*** Opening of MATERIAL FOR THIS EXERCISE ***
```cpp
static QdColPtrs qd_col_ptrs(qd_ctx* c) {
    double** F = c->f;
    QdColPtrs A;
    A.u = F[QD_F_U]; A.v = F[QD_F_V]; A.Teq = F[QD_F_TEQ]; A.isr = F[QD_F_ISR];
    A.albedo = F[QD_F_ALBEDO]; A.csmap = F[QD_F_CSMAP];
    A.h = F[QD_F_H]; A.Ts = F[QD_F_TS]; A.q = F[QD_F_Q]; A.cloud = F[QD_F_CLOUD]; A.hice = F[QD_F_HICE];
    A.E = F[QD_F_EFLUX]; A.Pcond = F[QD_F_PCOND]; A.LH = F[QD_F_LH]; A.LHrel = F[QD_F_LHREL];
    A.olr = F[QD_F_OLR]; A.cloud_eff = F[QD_F_CLOUD_EFF];
    A.land = c->land; A.pref = c->dscal + QD_S_PREF; A.npos = c->dcount;
    return A;
}

int qd_pcond_phase1(qd_ctx* c, double dt) {
    hipLaunchKernelGGL((k_column<1, true>), qd_grid2d(c->geo), dim3(QD_BLOCK), 0, c->stream, c->geo, qd_make_colp(c, dt), qd_col_ptrs(c));
    return 0;
}
int qd_pcond_median_side(qd_ctx* c, double dt) {
    QD_HIP(c, hipEventRecord(c->med_fork, c->stream));
    QD_HIP(c, hipStreamWaitEvent(c->side_stream, c->med_fork, 0));
    std::swap(c->stream, c->side_stream);
    c->med_side_active = true;
    const QdColP P = qd_make_colp(c, dt);
    const QdColPtrs A = qd_col_ptrs(c);
    hipLaunchKernelGGL((k_column<1, true>), qd_grid2d(c->geo), dim3(QD_BLOCK), 0, c->stream, c->geo, P, A);
    const int r = qd_median_positive_dev(c, c->f[QD_F_PCOND], 1e-6, QD_S_PREF, 0, 0.0, 1);
    c->med_side_active = false;
    std::swap(c->stream, c->side_stream);
    if (r) return -1;
    QD_HIP(c, hipEventRecord(c->med_done, c->side_stream));
    c->pcond_ahead = 2;
    return 0;
}

int qd_atmos_step_impl(qd_ctx* c, double dt, int has_albedo) {
    const qd_params& p = c->p;
    const QdGeom& G0 = c->geo;
    const dim3 blk(QD_BLOCK);
    double** F = c->f;
    QdColP P = qd_make_colp(c, dt);
    const int R = qd_adv_reach(c, dt, 250.0);

    if (c->saf_pending && !(has_albedo && p.cloud_couple && !qd_isset(p.pcond_ref) && c->pcond_ahead == 3) && qd_saf_flush(c)) return -1;
    {
        QdScope sc(c, "column");
        int m = has_albedo
            ? qd_plan(c, {QD_IN(F[QD_F_U], 0), QD_IN(F[QD_F_V], 0), QD_IN(F[QD_F_H], 0), QD_IN(F[QD_F_TS], 0), QD_IN(F[QD_F_Q], 0),
                          QD_IN(F[QD_F_CLOUD], 0), QD_IN(F[QD_F_HICE], 0), QD_IN(F[QD_F_TEQ], 0), QD_IN(F[QD_F_ISR], 0),
                          QD_IN(F[QD_F_ALBEDO], 0)})
            : qd_plan(c, {QD_IN(F[QD_F_U], 0), QD_IN(F[QD_F_V], 0), QD_IN(F[QD_F_H], 0), QD_IN(F[QD_F_TS], 0), QD_IN(F[QD_F_Q], 0),
                          QD_IN(F[QD_F_HICE], 0), QD_IN(F[QD_F_TEQ], 0)});
        if (m < 0) return -1;
        QdColPtrs A;
        A.u = F[QD_F_U]; A.v = F[QD_F_V]; A.Teq = F[QD_F_TEQ]; A.isr = F[QD_F_ISR];
        A.albedo = F[QD_F_ALBEDO]; A.csmap = F[QD_F_CSMAP];
        A.h = F[QD_F_H]; A.Ts = F[QD_F_TS]; A.q = F[QD_F_Q]; A.cloud = F[QD_F_CLOUD]; A.hice = F[QD_F_HICE];
        A.E = F[QD_F_EFLUX]; A.Pcond = F[QD_F_PCOND]; A.LH = F[QD_F_LH]; A.LHrel = F[QD_F_LHREL];
        A.olr = F[QD_F_OLR]; A.cloud_eff = F[QD_F_CLOUD_EFF];
        A.land = c->land; A.pref = c->dscal + QD_S_PREF; A.npos = c->dcount;
        if (!has_albedo) {
            QD_ROWS(c, m, G, hipLaunchKernelGGL((k_column<0, false>), qd_grid2d(G), blk, 0, c->stream, G, P, A));
        } else if (!p.cloud_couple || qd_isset(p.pcond_ref)) {
            hipLaunchKernelGGL(k_set_scalar, dim3(1), dim3(1), 0, c->stream, c->dscal + QD_S_PREF,
                               qd_isset(p.pcond_ref) ? p.pcond_ref : 1e-6);
            QD_ROWS(c, m, G, hipLaunchKernelGGL((k_column<0, true>), qd_grid2d(G), blk, 0, c->stream, G, P, A));
        } else {
            const int ahead = c->pcond_ahead;
            c->pcond_ahead = 0;
            if (!ahead) QD_ROWS(c, m, G, hipLaunchKernelGGL((k_column<1, true>), qd_grid2d(G), blk, 0, c->stream, G, P, A));
            if (ahead == 2) QD_HIP(c, hipStreamWaitEvent(c->stream, c->med_done, 0));
            else if (ahead != 3 && qd_median_positive_dev(c, F[QD_F_PCOND], 1e-6, QD_S_PREF, 0, 0.0, 1)) return -1;
            if (c->saf_pending && ahead == 3 && c->geo.full) {
                QdSafArgs* K = (QdSafArgs*)c->saf_pending;
                c->saf_pending = nullptr;
                hipLaunchKernelGGL(k_saf_column2, qd_grid2d(K->G), blk, 0, c->stream, *K, P, A);
                delete K;
            } else {
                if (qd_saf_flush(c)) return -1;
                QD_ROWS(c, m, G, hipLaunchKernelGGL((k_column<2, true>), qd_grid2d(G), blk, 0, c->stream, G, P, A));
            }
        }
        qd_mark(c, {F[QD_F_H], F[QD_F_TS], F[QD_F_Q], F[QD_F_EFLUX], F[QD_F_PCOND], F[QD_F_LH], F[QD_F_LHREL], F[QD_F_OLR]}, m);
        if (has_albedo) { qd_mark(c, {F[QD_F_HICE], F[QD_F_CLOUD_EFF]}, m); c->cloud_eff_valid = 1; }
    }
    c->atm_counter += 1;
    const int64_t sc_ = c->atm_counter;

    {
        QdScope sc(c, "advect_tsq");
        const int m = qd_plan(c, {QD_IN(F[QD_F_TS], R), QD_IN(F[QD_F_Q], R), QD_IN(F[QD_F_U], 0), QD_IN(F[QD_F_V], 0)});
        if (m < 0) return -1;
        double* oT = qd_scratch(c, 0); double* oq = qd_scratch(c, 1);
        qd_launch_advect(c, F[QD_F_U], F[QD_F_V], c->tabs.cos6, dt, F[QD_F_TS], oT, F[QD_F_Q], oq, 0.2, 1, m);
        qd_swap(c, QD_F_TS, 0); qd_swap(c, QD_F_Q, 1);
    }
    const int ft = p.filter_type;
    const bool do_diff = p.diff_enable && (ft == 0 || ft == 1) && (sc_ % std::max(1, p.diff_every) == 0);
    const double f_min = 2.0 * p.omega * std::sin(5.0 * (M_PI / 180.0));
    if (do_diff) { int rc = qd_build_k4_tables(c, dt, false, 0.0); if (rc) return rc; }
    const double ov[5] = {p.k4_u, p.k4_v, p.k4_h, p.k4_q, p.k4_cloud};
    if (do_diff && c->use_fused && p.k4_nsub == 1) {
        const int m = qd_plan(c, {QD_IN(F[QD_F_H], 5), QD_IN(F[QD_F_U], 4), QD_IN(F[QD_F_V], 4), QD_IN(F[QD_F_FRICTION], 4),
                                  QD_IN(F[QD_F_Q], 4), QD_IN(F[QD_F_CLOUD], 4)});
        if (m < 0) return -1;
        QdDynArgs D;
        D.u = F[QD_F_U]; D.v = F[QD_F_V]; D.h = F[QD_F_H]; D.fric = F[QD_F_FRICTION];
        D.q = F[QD_F_Q]; D.cloud = F[QD_F_CLOUD];
        D.uo = qd_scratch(c, 0); D.vo = qd_scratch(c, 1); D.ho = qd_scratch(c, 2); D.qo = qd_scratch(c, 3); D.co = qd_scratch(c, 4);
        for (int f = 0; f < 5; ++f) {
            const bool sc1 = qd_isset(ov[f]);
            D.k4row[f] = sc1 ? nullptr : c->k4_atm + (size_t)f * G0.nlat;
            D.k4s[f] = sc1 ? ov[f] : 0.0;
            D.skip[f] = c->k4_atm_skip[f];
        }
        D.g = p.g; D.a = p.a; D.dt = dt; D.dlat = c->dlat; D.dlon = c->dlon; D.f_min = f_min; D.primitive = p.mom_scheme == 1;
        D.inv_dlon = 1.0 / c->dlon; D.inv_2dlon = 1.0 / (2.0 * c->dlon); D.inv_dlat = 1.0 / c->dlat; D.inv_2dlat = 1.0 / (2.0 * c->dlat);
        D.pgf_y = -(p.g / p.a);
        if (qd_launch_dyn_hyper(c, D, m)) return -1;
        qd_mark(c, {D.uo, D.vo, D.ho, D.qo, D.co}, m);
        qd_swap(c, QD_F_U, 0); qd_swap(c, QD_F_V, 1); qd_swap(c, QD_F_H, 2); qd_swap(c, QD_F_Q, 3); qd_swap(c, QD_F_CLOUD, 4);
    } else {
        {
            QdScope sc(c, "momentum");
            const int m = qd_plan(c, {QD_IN(F[QD_F_H], 1), QD_IN(F[QD_F_U], 0), QD_IN(F[QD_F_V], 0), QD_IN(F[QD_F_FRICTION], 0)});
            if (m < 0) return -1;
            QdMomP M;
            M.g = p.g; M.a = p.a; M.dt = dt; M.dlat = c->dlat; M.dlon = c->dlon; M.f_min = f_min;
            M.primitive = p.mom_scheme == 1;
            QD_ROWS(c, m, G, hipLaunchKernelGGL(k_momentum, qd_grid2d(G), blk, 0, c->stream, G, c->tabs, M, F[QD_F_H],
                                                F[QD_F_FRICTION], F[QD_F_U], F[QD_F_V]));
            qd_mark(c, {F[QD_F_U], F[QD_F_V]}, m);
        }
        if (do_diff) {
            QdScope sc(c, "hyperdiffusion");
            const int ns = std::max(1, p.k4_nsub);
            const int m3 = qd_plan(c, {QD_IN(F[QD_F_U], 4 * ns), QD_IN(F[QD_F_V], 4 * ns), QD_IN(F[QD_F_H], 4 * ns)});
            const int m2 = qd_plan(c, {QD_IN(F[QD_F_Q], 4), QD_IN(F[QD_F_CLOUD], 4)});
            if (m3 < 0 || m2 < 0) return -1;
            double* fl[5] = {F[QD_F_U], F[QD_F_V], F[QD_F_H], F[QD_F_Q], F[QD_F_CLOUD]};
            int skip3[5] = {c->k4_atm_skip[0], c->k4_atm_skip[1], c->k4_atm_skip[2], 1, 1};
            int skip2[5] = {1, 1, 1, c->k4_atm_skip[3], c->k4_atm_skip[4]};
            qd_hyperdiffuse_fields(c, fl, 5, c->k4_atm, skip3, ov, dt, ns, c->tabs.cos02, m3);
            qd_hyperdiffuse_fields(c, fl, 5, c->k4_atm, skip2, ov, dt, 1, c->tabs.cos02, m2);
            F[QD_F_U] = fl[0]; F[QD_F_V] = fl[1]; F[QD_F_H] = fl[2]; F[QD_F_Q] = fl[3]; F[QD_F_CLOUD] = fl[4];
        }
    }
    if ((ft == 0 || ft == 1 || ft == 2) && p.shapiro_every > 0 && (sc_ % p.shapiro_every == 0)) {
        QdScope sc(c, "shapiro");
        const int np_ = std::max(1, p.shapiro_n);
        const int m = qd_plan(c, {QD_IN(F[QD_F_U], np_), QD_IN(F[QD_F_V], np_), QD_IN(F[QD_F_H], np_)});
        if (m < 0) return -1;
        double* fl[3] = {F[QD_F_U], F[QD_F_V], F[QD_F_H]};
        qd_shapiro_fields(c, fl, 3, np_, m);
        F[QD_F_U] = fl[0]; F[QD_F_V] = fl[1]; F[QD_F_H] = fl[2];
        const int n1 = std::max(1, p.shapiro_n - 1);
        if (p.diff_q) {
            const int mq = qd_plan(c, {QD_IN(F[QD_F_Q], n1)}); if (mq < 0) return -1;
            double* g1[1] = {F[QD_F_Q]}; qd_shapiro_fields(c, g1, 1, n1, mq); F[QD_F_Q] = g1[0];
        }
        if (p.diff_cloud) {
            const int mc = qd_plan(c, {QD_IN(F[QD_F_CLOUD], n1)}); if (mc < 0) return -1;
            double* g1[1] = {F[QD_F_CLOUD]}; qd_shapiro_fields(c, g1, 1, n1, mc); F[QD_F_CLOUD] = g1[0];
        }
    }
    if ((ft == 0 || ft == 3) && p.spec_every > 0 && (sc_ % p.spec_every == 0)) {
        QdScope sc(c, "zonal_filter");
        const int m = qd_plan(c, {QD_IN(F[QD_F_U], 0), QD_IN(F[QD_F_V], 0), QD_IN(F[QD_F_H], 0)});
        if (m < 0) return -1;
        double* fl[3] = {F[QD_F_U], F[QD_F_V], F[QD_F_H]};
        if (qd_zonal_filter_fields(c, fl, 3, p.spec_cutoff, p.spec_damp, m)) return -1;
    }
    {
        QdScope sc(c, "final");
        const int m = qd_plan(c, {QD_IN(F[QD_F_CLOUD], R), QD_IN(F[QD_F_U], 0), QD_IN(F[QD_F_V], 0), QD_IN(F[QD_F_H], 0),
                                  QD_IN(F[QD_F_TS], 0), QD_IN(F[QD_F_Q], 0)});
        if (m < 0) return -1;
        const double decay = 1 - dt / (2.0 * 24 * 3600);
        if (c->defer_final && c->geo.full) {
            c->final_pending.on = 1; c->final_pending.dt = dt; c->final_pending.decay = decay; c->final_pending.dfac = p.diff_factor;
            return 0;
        }
        double* oc = qd_scratch(c, 0);
        QD_ROWS(c, m, G, hipLaunchKernelGGL(k_final, qd_grid2d(G), blk, 0, c->stream, G, c->tabs.cos6, dt, p.a, c->dlat, c->dlon,
                                            F[QD_F_U], F[QD_F_V], F[QD_F_H], F[QD_F_TS], F[QD_F_Q], F[QD_F_CLOUD], oc, decay,
                                            p.diff_factor));
        qd_mark(c, {F[QD_F_U], F[QD_F_V], F[QD_F_H], F[QD_F_TS], F[QD_F_Q], oc}, m);
        qd_swap(c, QD_F_CLOUD, 0);
    }
    return 0;
}
```

qingdai_amd/csrc/qd_ocean.hip:

```cpp
#include <cstdlib>
#include <atomic>
#include <chrono>
#include "qd_internal.h"
#include "qd_device.h"
#include "qd_wave.h"

#include "qd_fluxes.h"
#include "qd_fused.h"
#include "qd_ocntail.h"
#include "qd_band.h"
#include "qd_blockred.h"

QdColP qd_make_colp(const qd_ctx* c, double dt);

__global__ void __launch_bounds__(QD_BLOCK)
k_qnet(QdGeom G, QdColP P, const double* __restrict__ isr, const double* __restrict__ albedo,
       const double* __restrict__ cloud, const double* __restrict__ Ts, const double* __restrict__ h,
       const double* __restrict__ u, const double* __restrict__ v, const uint8_t* __restrict__ land,
       const double* __restrict__ hice, const double* __restrict__ LH, double* __restrict__ qnet,
       uint8_t* __restrict__ icemask) {
    const QdTile tl = qd_tile();
    const int j = tl.seg * QD_BLOCK + threadIdx.x;
    if (j >= G.nlon) return;
    const size_t o = (size_t)qd_lrow(G, G.row0 + tl.row) * G.nlon + j;
// ... 225 lines not shown
    const double du = (f * v0 - P.g * gx + taux[o] / P.rhoH - P.r_bot * u0);
    const double dv = (-f * u0 - P.g * gy + tauy[o] / P.rhoH - P.r_bot * v0);
    double un = u0 + P.sub_dt * du;
    double vn = v0 + P.sub_dt * dv;
    if (land[o] == 1) { un = 0.0; vn = 0.0; }
    const double rx = T.r_extra[i];
    un = un - P.sub_dt * rx * un;
    vn = vn - P.sub_dt * rx * vn;
    uo[o] = un; vo[o] = vn;
}

__global__ void __launch_bounds__(QD_BLOCK)
k_continuity(QdGeom G, QdTabs T, double a, double dlat, double dlon, double msdtH, const double* __restrict__ uo,
             const double* __restrict__ vo, const uint8_t* __restrict__ land, double* __restrict__ eta,
             double* __restrict__ partial) {
    __shared__ double sm[QD_BLOCK / 64];
    const int i = G.row0 + blockIdx.y;
    const size_t b = (size_t)qd_lrow(G, i) * G.nlon;
    const double w = T.warea[i];
    double acc = 0.0;
    for (int j = threadIdx.x; j < G.nlon; j += QD_BLOCK) {
        const size_t o = b + j;
        const double div = qd_divvort_point(G, T, uo, vo, i, j, a, dlat, dlon, 0);
        double e = eta[o] + msdtH * div;
        const bool island = land[o] == 1;
        if (island) e = 0.0;
        eta[o] = e;
        acc += e * (island ? 0.0 : w);
    }
    acc = qd_wave_sum(acc);
    const int lane = threadIdx.x & 63, wv = threadIdx.x >> 6;
    if (lane == 0) sm[wv] = acc;
    __syncthreads();
    if (threadIdx.x == 0) {
        double r = sm[0];
        for (int k = 1; k < QD_BLOCK / 64; ++k) r += sm[k];
        partial[blockIdx.y] = r;
    }
}

__global__ void __launch_bounds__(QD_BLOCK)
k_eta_mean(const double* __restrict__ partial, int n, double wsum, double* __restrict__ out, double seq = 0.0) {
    __shared__ double sm[QD_BLOCK / 64];
    double acc = 0.0;
    for (int k = threadIdx.x; k < n; k += QD_BLOCK) acc += partial[k];
    acc = qd_wave_sum(acc);
    const int lane = threadIdx.x & 63, wv = threadIdx.x >> 6;
    if (lane == 0) sm[wv] = acc;
    __syncthreads();
    if (threadIdx.x == 0) {
        double r = sm[0];
        for (int k = 1; k < QD_BLOCK / 64; ++k) r += sm[k];
        *out = (wsum < 0.0) ? r : r / (wsum + 1e-15);
        if (seq != 0.0) __hip_atomic_store(&out[1], seq, __ATOMIC_RELEASE, __HIP_MEMORY_SCOPE_SYSTEM);
    }
}

__global__ void __launch_bounds__(QD_BLOCK)
k_cont_sstadv(QdGeom G, QdTabs T, double a, double dlat, double dlon, double msdtH, double sub_dt, double alpha,
              const double* __restrict__ uo, const double* __restrict__ vo, const uint8_t* __restrict__ land,
              double* __restrict__ eta, const double* __restrict__ Ts, double* __restrict__ Ts_out,
              int own0, int own1, double* __restrict__ partial, unsigned long long* ticket, double wsum,
              double* __restrict__ eta_mean) {
    __shared__ double sm[QD_BLOCK / 64];
    __shared__ int s_last;
    const int i = G.row0 + blockIdx.y;
    const size_t b = (size_t)qd_lrow(G, i) * G.nlon;
    const double w = (i >= own0 && i < own1) ? T.warea[i] : 0.0;
    const double cosl = T.cos05[i];
    const int pidx = blockIdx.y * gridDim.x + blockIdx.x, pcount = gridDim.x * gridDim.y;
    double acc = 0.0;
    for (int j = blockIdx.x * QD_BLOCK + threadIdx.x; j < G.nlon; j += gridDim.x * QD_BLOCK) {
        const size_t o = b + j;
        const double div = qd_divvort_point(G, T, uo, vo, i, j, a, dlat, dlon, 0);
        double e = eta[o] + msdtH * div;
        const bool island = land[o] == 1;
        if (island) e = 0.0;
        eta[o] = e;
        acc += e * (island ? 0.0 : w);
        const QdBilin bl = qd_departure(G, i, j, uo[o], vo[o], sub_dt, a, cosl, dlat, dlon);
        Ts_out[o] = (1.0 - alpha) * Ts[o] + alpha * qd_gather(Ts, G, bl);
    }
    acc = qd_wave_sum(acc);
    const int lane = threadIdx.x & 63, wv = threadIdx.x >> 6;
    if (lane == 0) sm[wv] = acc;
    __syncthreads();
    if (threadIdx.x == 0) {
        double r = sm[0];
        for (int k = 1; k < QD_BLOCK / 64; ++k) r += sm[k];
        if (!ticket) partial[pidx] = r;
        else {
            __hip_atomic_store(&partial[pidx], r, __ATOMIC_RELAXED, __HIP_MEMORY_SCOPE_AGENT);
            asm volatile("s_waitcnt vmcnt(0)" ::: "memory");
            const unsigned long long t = atomicAdd(ticket, 1ull);
            s_last = (t == (unsigned long long)pcount - 1ull) ? 1 : 0;
        }
    }
    if (!ticket) return;
    __syncthreads();
    if (!s_last) return;
    double a2 = 0.0;
    for (int k = threadIdx.x; k < pcount; k += QD_BLOCK)
        a2 += __hip_atomic_load(&partial[k], __ATOMIC_RELAXED, __HIP_MEMORY_SCOPE_AGENT);
    a2 = qd_wave_sum(a2);
    __syncthreads();
    if (lane == 0) sm[wv] = a2;
    __syncthreads();
    if (threadIdx.x == 0) {
        double r = sm[0];
        for (int k = 1; k < QD_BLOCK / 64; ++k) r += sm[k];
        *eta_mean = r / (wsum + 1e-15);
        __hip_atomic_store(ticket, 0ull, __ATOMIC_RELAXED, __HIP_MEMORY_SCOPE_AGENT);
    }
}
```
*** Close of MATERIAL FOR THIS EXERCISE ***
* [ABOUT THIS EXERCISE]:
For each line of the material that contains the word "nullptr", make a copy.

* [OUTPUT BELOW]:
                c->saf_pending = nullptr;
            D.k4row[f] = sc1 ? nullptr : c->k4_atm + (size_t)f * G0.nlat;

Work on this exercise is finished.